“Atacan de nuevo”, pensó, y se mordió la mano cuando en el último empujón cayó al suelo.
“No habrá escondite para ti” gritaban entre risas y aullidos. Todos le esperaban a la salida de clase, mientras las madres se preocupaban por los bocadillos de sus hijos que se les desmoronaban entre las manos. ¡Corre, chico, corre!. El abrigo es demasiado largo y la casa cada día más lejana. Nunca aparece el superhéroe Manga cuando se cierra el semáforo y los coches aceleran. Le acorralaron en la esquina de la farmacia golpeándole contra el escaparate. La mochila saltó por los aires y también las llaves, el cuaderno, los bolígrafos. Le bambolearon hasta caer de rodillas en mitad del corro cuando una paloma huyó volando por encima de su cabeza.

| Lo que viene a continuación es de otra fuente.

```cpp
__device__ __forceinline__ double jd_with_hi(double x, int h) { return __hiloint2double(h, __double2loint(x)); }
__device__ __forceinline__ double jd_expm1(double x)
{
    const double one = 1.0, huge = 1.0e+300, tiny = 1.0e-300, o_threshold = 7.09782712893383973096e+02,
                 ln2_hi = 6.93147180369123816490e-01, ln2_lo = 1.90821492927058770002e-10, invln2 = 1.44269504088896338700e+00,
                 Q1 = -3.33333333333331316428e-02, Q2 = 1.58730158725481460165e-03, Q3 = -7.93650757867487942473e-05,
                 Q4 = 4.00821782732936239552e-06, Q5 = -2.01099218183624371326e-07;
    double y, hi, lo, c = 0, t, e, hxs, hfx, r1;
    int k;
    unsigned hx = (unsigned)__double2hiint(x);
    const unsigned xsb = hx & 0x80000000u;
    hx &= 0x7fffffffu;
    if (hx >= 0x4043687Au)
    {
        if (hx >= 0x40862E42u)
        {
            if (hx >= 0x7ff00000u)
            {
                if (((hx & 0xfffffu) | (unsigned)__double2loint(x)) != 0) return x + x;
                return (xsb == 0) ? x : -1.0;
            }
            if (x > o_threshold) return huge * huge;
        }
        if (xsb != 0 && x + tiny < 0.0) return tiny - one;
    }
    if (hx > 0x3fd62e42u)
    {
        if (hx < 0x3FF0A2B2u)
        {
            if (xsb == 0) { hi = x - ln2_hi; lo = ln2_lo; k = 1; }
            else { hi = x + ln2_hi; lo = -ln2_lo; k = -1; }
        }
        else
        {
            k = (int)(invln2 * x + ((xsb == 0) ? 0.5 : -0.5));
            t = k;
            hi = x - t * ln2_hi;
            lo = t * ln2_lo;
        }
        x = hi - lo;
        c = (hi - x) - lo;
    }
    else if (hx < 0x3c900000u) return x;
    else k = 0;
    hfx = 0.5 * x;
    hxs = x * hfx;
    {
        const double R1 = one + hxs * Q1, h2 = hxs * hxs;
        const double R2 = Q2 + hxs * Q3, h4 = h2 * h2;
        const double R3 = Q4 + hxs * Q5;
        r1 = R1 + h2 * R2 + h4 * R3;
    }
    t = 3.0 - r1 * hfx;
    e = hxs * ((r1 - t) / (6.0 - x * t));
    if (k == 0) return x - (x * e - hxs);
    e = (x * (e - c) - c);
    e -= hxs;
    if (k == -1) return 0.5 * (x - e) - 0.5;
    if (k == 1)
    {
        if (x < -0.25) return -2.0 * (e - (x + 0.5));
        return one + 2.0 * (x - e);
    }
    if (k <= -2 || k > 56)
    {
        y = one - (e - x);
        y = jd_with_hi(y, __double2hiint(y) + (k << 20));
        return y - one;
    }
    if (k < 20)
    {
        t = jd_with_hi(one, 0x3ff00000 - (0x200000 >> k));
        y = t - (e - x);
        y = jd_with_hi(y, __double2hiint(y) + (k << 20));
    }
    else
    {
        t = jd_with_hi(one, (0x3ff - k) << 20);
        y = x - (e + t);
        y += one;
        y = jd_with_hi(y, __double2hiint(y) + (k << 20));
    }
    return y;
}
__device__ __noinline__ double jd_tanh_full(double x)
{
    const double one = 1.0, two = 2.0, tiny = 1.0e-300;
    double t, z;
    const int jx = __double2hiint(x);
    const int ix = jx & 0x7fffffff;
    if (ix >= 0x7ff00000) return (jx >= 0) ? one / x + one : one / x - one;
    if (ix < 0x40360000)
    {
        if ((ix | __double2loint(x)) == 0) return x;
        if (ix < 0x3c800000) return x * (one + x);
        const bool big = ix >= 0x3ff00000;
        const double ax2 = two * fabs(x);
        t = jd_expm1(big ? ax2 : -ax2);
        const double q = (big ? two : t) / (t + two);
        z = big ? one - q : -q;
    }
    else z = one - tiny;
    return (jx >= 0) ? z : -z;
}

__device__ __forceinline__ double jd_tanh(double xin)
{
    const double one = 1.0, two = 2.0, ln2_hi = 6.93147180369123816490e-01, ln2_lo = 1.90821492927058770002e-10,
                 invln2 = 1.44269504088896338700e+00, Q1 = -3.33333333333331316428e-02, Q2 = 1.58730158725481460165e-03,
                 Q3 = -7.93650757867487942473e-05, Q4 = 4.00821782732936239552e-06, Q5 = -2.01099218183624371326e-07;
    const int jx = __double2hiint(xin), ix = jx & 0x7fffffff;
    if (!(ix >= 0x3c800000 && ix < 0x401a0000)) return jd_tanh_full(xin);
    const bool big = ix >= 0x3ff00000;
    const double ax2 = two * fabs(xin);
    double x = big ? ax2 : -ax2;
    const unsigned hx = (unsigned)__double2hiint(x) & 0x7fffffffu;
    const int k = (hx > 0x3fd62e42u) ? (int)(invln2 * x + (big ? 0.5 : -0.5)) : 0;
    const double tk = (double)k;
    const double hi = x - tk * ln2_hi, lo = tk * ln2_lo;
    x = hi - lo;
    const double c = (hi - x) - lo;
    const double hfx = 0.5 * x, hxs = x * hfx;
    const double R1 = one + hxs * Q1, h2 = hxs * hxs, R2 = Q2 + hxs * Q3, h4 = h2 * h2, R3 = Q4 + hxs * Q5;
    const double r1 = R1 + h2 * R2 + h4 * R3;
    const double t3 = 3.0 - r1 * hfx;
    const double e = hxs * jd_div(r1 - t3, 6.0 - x * t3);
    const double r_k0 = x - (x * e - hxs);
    double e2 = (x * (e - c) - c);
    e2 -= hxs;
    const double r_m1 = 0.5 * (x - e2) - 0.5;
    double yn = one - (e2 - x);
    yn = jd_with_hi(yn, __double2hiint(yn) + (k << 20));
    const double r_neg = yn - one;
    const double tm = jd_with_hi(one, 0x3ff00000 - (0x200000 >> (k & 31)));
    double ym = tm - (e2 - x);
    ym = jd_with_hi(ym, __double2hiint(ym) + (k << 20));
    const double t = (k == 0) ? r_k0 : (k == -1) ? r_m1 : (k <= -2) ? r_neg : ym;
    const double q = jd_div(big ? two : t, t + two);
    const double z = big ? one - q : -q;
    return (jx >= 0) ? z : -z;
}
```

jaero_amd/csrc/k_oqpsk_fb.h:

```cpp
#pragma once
#include "jaero_device.h"

#define FB_DEFER 8

#ifdef FB_TRACE_BUILD
__device__ unsigned long long g_fb_trace[2][10];
#define FB_TRACE_DECL unsigned long long tr_acc[8] = {0, 0, 0, 0, 0, 0, 0, 0}; unsigned long long tr_prev = wall_clock64()
#define FB_TRACE(k)                                                                                                                                           \
    do {                                                                                                                                                      \
        __builtin_amdgcn_sched_barrier(0);                                                                                                                    \
        const unsigned long long t_ = wall_clock64();                                                                                                         \
        tr_acc[k] += t_ - tr_prev; tr_prev = t_;                                                                                                              \
        __builtin_amdgcn_sched_barrier(0);                                                                                                                    \
    } while (0)
#define FB_TRACE_FLUSH(which, nsamp)                                                                                                                          \
    do {                                                                                                                                                      \
        if (lane == 0 && grp == (g.ngroups > 600 ? 597 : 0))                                                                                                  \
        {                                                                                                                                                     \
            for (int k_ = 0; k_ < 8; k_++) atomicAdd(&g_fb_trace[which][k_], tr_acc[k_]);                                                                    \
            atomicAdd(&g_fb_trace[which][8], (unsigned long long)(nsamp));                                                                                    \
        }                                                                                                                                                     \
    } while (0)
#else
#define FB_TRACE_DECL
#define FB_TRACE(k)
#define FB_TRACE_FLUSH(which, nsamp)
#endif
#ifndef FB_SOLO_D
#define FB_SOLO_D 6
#endif
#define FB_LDSN 36

__device__ __forceinline__ double jd_div_const(double x, double d, double rd)
{
    double q = x * rd;
    double r = fma(-d, q, x);
    q = fma(r, rd, q);
    r = fma(-d, q, x);
    q = fma(r, rd, q);
    return copysign(q, x);
}
__device__ __forceinline__ void fb_wt_setfreq(double &freq, double &step, double f, double samplerate, double r_samplerate)
{
    freq = f;
    if (freq < 0) freq = 0;
    step = jd_div_const((freq) * ((double)JD_WTSIZE), samplerate, r_samplerate);
}
__device__ __forceinline__ void fb_wt_next(double &ptr, double &step)
{
    if (step < 0) step = 0;
    ptr += step;
    if (((int)ptr) >= JD_WTSIZE)
    {
        ptr -= JD_WTSIZE;
        while (((int)ptr) >= JD_WTSIZE) ptr -= JD_WTSIZE;
    }
}
__device__ __forceinline__ double fb_fmod360(double x)
{
    const double ax = fabs(x);
    if (ax < 360.0) return x;
    if (ax < 720.0) return copysign(ax - 360.0, x);
    return fmod(x, 360.0);
}

struct FbLds
{
    double *lre, *lim;
    double *data;
    int *idx;
};
template <int LDSN>
constexpr int fb_pair_doubles() { return 2 * LDSN * 64 + 2 * 3 * 64 + 64; }

#define FB_SYNC(L) fb_barrier()
__device__ __forceinline__ void fb_barrier()
{
    asm volatile("s_waitcnt lgkmcnt(0)\n\ts_barrier" ::: "memory");
}

template <int FIRN, int LDSN, bool EBNO, bool PRE8400, bool SOLO>
__device__ __forceinline__ void fb_front(const JGeom &g, const JPtrs &p, FbLds &L, const int16_t *__restrict__ pcm, int pcm_stride, int n,
                                         int skip_a_first, int only_a_last, int fir_slot0, int grp, int lane, const JTaps28 &tp,
                                         const double2 *__restrict__ prefilt, int pf_rows)
{
    constexpr int TAILN = FIRN - LDSN;
    double tre[TAILN], tim[TAILN];
    const int ch = grp * 64 + lane;
    const int nchp = g.nchp;
    const bool live = ch < g.nch;
    const double2 *__restrict__ cis = p.cis;
    const int nB = n - (only_a_last ? 1 : 0);

    double mc_ptr = LDF(S_MC_PTR), mc_step = LDF(S_MC_STEP);
    double agc_sum = LDF(S_AGC_SUM);
    double eb_esum = LDF(S_EB_ESUM), eb_e2sum = LDF(S_EB_E2SUM), eb_ebno = LDF(S_EB_EBNO);
    int agc_pos = LDI(I_AGC_POS), bb_ptr = LDI(I_BB_PTR), coarse_cnt = LDI(I_COARSE_CNT);
    int agc_hold = LDI(I_AGC_HOLD);
    const int flags = LDI(I_FLAGS);
    const int nfft_mask = g.nfft - 1;
    double2 *__restrict__ bbring = p.bbring + (size_t)ch * g.nfft;
    double *__restrict__ win = p.win + (size_t)grp * g.win_len * 64 + lane;
    auto wslot = [&](int pos, int lag) { const int q = pos - lag; return q < 0 ? q + g.win_len : q; };

    double2 cq1 = make_double2(0.0, 0.0), cq2 = cq1, cq3 = cq1;
    int cq_n = 0;
    auto ring_fill = [&](const double2 v) __attribute__((always_inline)) {
        if ((bb_ptr & 3) == 3)
        {
            double2 *dst = bbring + bb_ptr;
            if (cq_n >= 3) dst[-3] = cq3;
            if (cq_n >= 2) dst[-2] = cq2;
            if (cq_n >= 1) dst[-1] = cq1;
            dst[0] = v;
            cq_n = 0;
        }
        else
        {
            cq3 = cq2; cq2 = cq1; cq1 = v;
            cq_n++;
        }
        bb_ptr = (bb_ptr + 1) & nfft_mask;
    };
    auto ring_flush = [&]() __attribute__((always_inline)) {
        double2 *dst = bbring + bb_ptr;
        if (cq_n >= 3) dst[-3] = cq3;
        if (cq_n >= 2) dst[-2] = cq2;
        if (cq_n >= 1) dst[-1] = cq1;
        cq_n = 0;
    };

    double *lre = L.lre, *lim = L.lim;
    if constexpr (!PRE8400)
    {
        const double *fs = p.firsave + (size_t)grp * 2 * FIRN * 64 + lane;
        for (int k = 0; k < LDSN; k++)
        {
            lre[k * 64 + lane] = fs[(size_t)k * 64];
            lim[k * 64 + lane] = fs[(size_t)(FIRN + k) * 64];
        }
#pragma unroll
        for (int j = 0; j < TAILN; j++)
        {
            tre[j] = fs[(size_t)(LDSN + j) * 64];
            tim[j] = fs[(size_t)(FIRN + LDSN + j) * 64];
        }
    }
    int fir_slot = fir_slot0;

    const double agc_len_d = (double)g.agc_len, eb_len_d = (double)g.ebno_len;
    const double r_agc_len = 1.0 / agc_len_d, r_eb_len = 1.0 / eb_len_d;

    auto front_sample = [&](double sre, double sim, double agc_old, double e_old, int j, int buf) __attribute__((always_inline)) {
        const double dabval = sqrt(sre * sre + sim * sim);
        if (EBNO)
        {
            const double sq = dabval * dabval;
            const double e2_old = e_old * e_old;
            eb_e2sum = eb_e2sum - e2_old; eb_e2sum = eb_e2sum + fabs(sq);
            eb_esum = eb_esum - e_old; eb_esum = eb_esum + fabs(dabval);
            if (j >= n - JD_EBNO_TAIL)
            {
                const double e2val = jd_div_const(eb_e2sum, eb_len_d, r_eb_len), mean = jd_div_const(eb_esum, eb_len_d, r_eb_len);
                const double meansq = mean * mean;
                double var = e2val - (mean * mean);
                var -= (0.024709 * meansq);
                double mvr = (((g.Fs * meansq / (2.0 * g.fb * var))) * 0.13743);
                if (mvr < 0.000000001) mvr = 0.000000001;
                double tebno = 10.0 * log10(mvr);
                if (isnan(tebno)) tebno = 50;
                if (tebno > 50.0) tebno = 50;
                if (tebno < 0.0) tebno = 0;
                eb_ebno = eb_ebno * 0.8 + 0.2 * tebno;
            }
        }
        {
            if (agc_hold > 0) { agc_old = 0.0; agc_hold--; }
            double *ap = win + (size_t)agc_pos * 64;
            agc_sum = agc_sum - agc_old;
            agc_sum = agc_sum + fabs(dabval);
            *ap = fabs(dabval);
            agc_pos++; if (agc_pos >= g.win_len) agc_pos = 0;
        }
        double gain = jd_div(1.414213562, fmax(jd_div_const(agc_sum, agc_len_d, r_agc_len), 0.000001));
        gain = fmax(gain, 0.000001);
        sre *= gain; sim *= gain;
        const double abval = jd_hypot(sre, sim);
        if (abval > 2.84) { const double k = jd_div(2.84, abval); sre = k * sre; sim = k * sim; }
        double *d = L.data + buf * 3 * 64 + lane;
        d[0] = sre; d[64] = sim; d[128] = abval;
    };

    auto ring_pos_next = [](int pos, int len) { pos++; return pos >= len ? 0 : pos; };
    double r1_agc = win[(size_t)wslot(agc_pos, g.agc_len) * 64];
    double r1_e = 0;
    if (EBNO) r1_e = win[(size_t)wslot(agc_pos, g.ebno_len) * 64];
    short nx_pcm = (live && n > 0) ? pcm[ch] : (short)0;
    double2 nx_cc = cis[jd_cisidx(mc_ptr)];

    if constexpr (PRE8400)
    {
        double2 nx_pf = (nB > 0) ? prefilt[JD_G4(0, ch, pf_rows)] : make_double2(0.0, 0.0);
        FB_SYNC(L);
        for (int i = 0; i < nB; i++)
        {
            const int m2i = L.idx[(i & 1) * 64 + lane];
            const double2 c_m2 = cis[m2i];
            const double2 pf = nx_pf;
            const double sre = c_m2.x * pf.x - c_m2.y * pf.y, sim = c_m2.x * pf.y + c_m2.y * pf.x;
            front_sample(sre, sim, r1_agc, r1_e, i, i & 1);
            FB_SYNC(L);
            const double dval = ((double)nx_pcm) / 32768.0;
            const double2 cc = nx_cc;
            const bool do_fill = !(i == 0 && skip_a_first) && ((coarse_cnt >= g.Fs_int) || !(flags & JF_CPUREDUCE));
            if (do_fill) ring_fill(make_double2(cc.x * dval, cc.y * dval));
            coarse_cnt++;
            fb_wt_next(mc_ptr, mc_step);
            if (i + 1 < n)
            {
                nx_pcm = live ? pcm[(size_t)(i + 1) * pcm_stride + ch] : (short)0;
                nx_cc = cis[jd_cisidx(mc_ptr)];
                nx_pf = prefilt[JD_G4(i + 1, ch, pf_rows)];
            }
            if (i + 1 < nB)
            {
                r1_agc = win[(size_t)wslot(agc_pos, g.agc_len) * 64];
                if (EBNO) r1_e = win[(size_t)wslot(agc_pos, g.ebno_len) * 64];
            }
            FB_SYNC(L);
        }
    }
    else
    {
    if (nB > 0)
    {
        double y_re, y_im;
        jd_fir_eval_sym<FIRN, LDSN, 6>(lre, lim, tp, tre, tim, fir_slot, lane, y_re, y_im);
        front_sample(y_re, y_im, r1_agc, r1_e, 0, 0);
        r1_agc = win[(size_t)wslot(agc_pos, g.agc_len) * 64];
        if (EBNO) r1_e = win[(size_t)wslot(agc_pos, g.ebno_len) * 64];
    }
    FB_SYNC(L);

    FB_TRACE_DECL;
    for (int i = 0; i < nB; i++)
    {
        FB_TRACE(0);
        const int m2i = L.idx[(i & 1) * 64 + lane];
        const double2 c_m2 = cis[m2i];
#pragma unroll
        for (int j = TAILN - 1; j > 0; j--) { tre[j] = tre[j - 1]; tim[j] = tim[j - 1]; }
        double *hre = lre + fir_slot * 64 + lane, *him = lim + fir_slot * 64 + lane;
        tre[0] = *hre;
        tim[0] = *him;
        const short s = nx_pcm;
        const double dval = ((double)s) / 32768.0;
        const double2 cc = nx_cc;
        const bool do_fill = !(i == 0 && skip_a_first) && ((coarse_cnt >= g.Fs_int) || !(flags & JF_CPUREDUCE));
        __builtin_amdgcn_sched_barrier(0);
        double y_re = 0, y_im = 0;
        if constexpr (SOLO)
            if (i + 1 < nB) jd_fir_eval_sym_static_but_last<FIRN, LDSN, FB_SOLO_D>(lre, lim, tp, tre, tim, fir_slot, lane, y_re, y_im);
        const double cre = c_m2.x * dval, cim = c_m2.y * dval;
        {
            *hre = cre;
            *him = cim;
            fir_slot++;
            if (fir_slot >= LDSN) fir_slot = 0;
        }
        __builtin_amdgcn_sched_barrier(0);
        FB_TRACE(1);
        if (do_fill) ring_fill(make_double2(cc.x * dval, cc.y * dval));
        coarse_cnt++;
        fb_wt_next(mc_ptr, mc_step);
        if (i + 1 < n)
        {
            nx_pcm = live ? pcm[(size_t)(i + 1) * pcm_stride + ch] : (short)0;
            nx_cc = cis[jd_cisidx(mc_ptr)];
        }
        double r2_agc = 0, r2_e = 0;
        if (i + 2 < nB)
        {
            const int wn = ring_pos_next(agc_pos, g.win_len);
            r2_agc = win[(size_t)wslot(wn, g.agc_len) * 64];
            if (EBNO) r2_e = win[(size_t)wslot(wn, g.ebno_len) * 64];
        }
        __builtin_amdgcn_sched_barrier(0);
        FB_TRACE(2);
        if (i + 1 < nB)
        {
            if constexpr (SOLO) { y_re = y_re + tp.t[0] * cre; y_im = y_im + tp.t[0] * cim; }
            else jd_fir_eval_sym_static<FIRN, LDSN, 6>(lre, lim, tp, tre, tim, fir_slot, lane, y_re, y_im);
            FB_TRACE(3);
            front_sample(y_re, y_im, r1_agc, r1_e, i + 1, (i + 1) & 1);
            r1_agc = r2_agc; r1_e = r2_e;
            FB_TRACE(4);
        }
        FB_SYNC(L);
    }
    FB_TRACE_FLUSH(0, nB);
    }
    if (only_a_last)
    {
        const double dval = ((double)nx_pcm) / 32768.0;
        const bool do_fill = !(nB == 0 && skip_a_first) && ((coarse_cnt >= g.Fs_int) || !(flags & JF_CPUREDUCE));
        if (do_fill) ring_fill(make_double2(nx_cc.x * dval, nx_cc.y * dval));
    }
    ring_flush();

    LDF(S_MC_PTR) = mc_ptr; LDF(S_MC_STEP) = mc_step;
    LDF(S_AGC_SUM) = agc_sum;
    LDF(S_EB_ESUM) = eb_esum; LDF(S_EB_E2SUM) = eb_e2sum; LDF(S_EB_EBNO) = eb_ebno;
    LDI(I_AGC_POS) = agc_pos; LDI(I_BB_PTR) = bb_ptr; LDI(I_COARSE_CNT) = coarse_cnt;
    LDI(I_AGC_HOLD) = agc_hold;
    if constexpr (!PRE8400)
    {
        double *fs = p.firsave + (size_t)grp * 2 * FIRN * 64 + lane;
        for (int k = 0; k < LDSN; k++)
        {
            fs[(size_t)k * 64] = lre[k * 64 + lane];
            fs[(size_t)(FIRN + k) * 64] = lim[k * 64 + lane];
        }
#pragma unroll
        for (int j = 0; j < TAILN; j++)
        {
            fs[(size_t)(LDSN + j) * 64] = tre[j];
            fs[(size_t)(FIRN + LDSN + j) * 64] = tim[j];
        }
    }
}
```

A la mañana siguiente, un coche aparcó justo delante de la puerta del colegio con la música reventando los altavoces. Dentro esperaba un joven. Silbó a varios alumnos que en ese momento salían por la puerta. Los chicos saltaron la barandilla y entraron en el coche. Inmediatamente, apareció un policía municipal y se dispuso a ponerle una multa. El Mierda aprovechó que nadie le miraba y se ocultó detrás de un contenedor de vidrio. Se subió la bufanda hasta los ojos y sujetó con fuerza las tiras de la mochila. Caminaba a paso rápido cuando, de nuevo, oyó la voz de alarma y al instante, un grupo de pies comenzaron a galopar tras él. El Mierda corrió más que nunca hasta que le alcanzaron, como siempre, justo en la esquina de la farmacia. Sabía que era cuestión de aguante. Que era mejor callar. Contraerse en una bola de labios, puños, ojos y estómago. Tragar saliva. No mirar. Nada podía agredirle. Sabía que era cuestión de minutos. Esperar su aburrimiento y luego, escapar.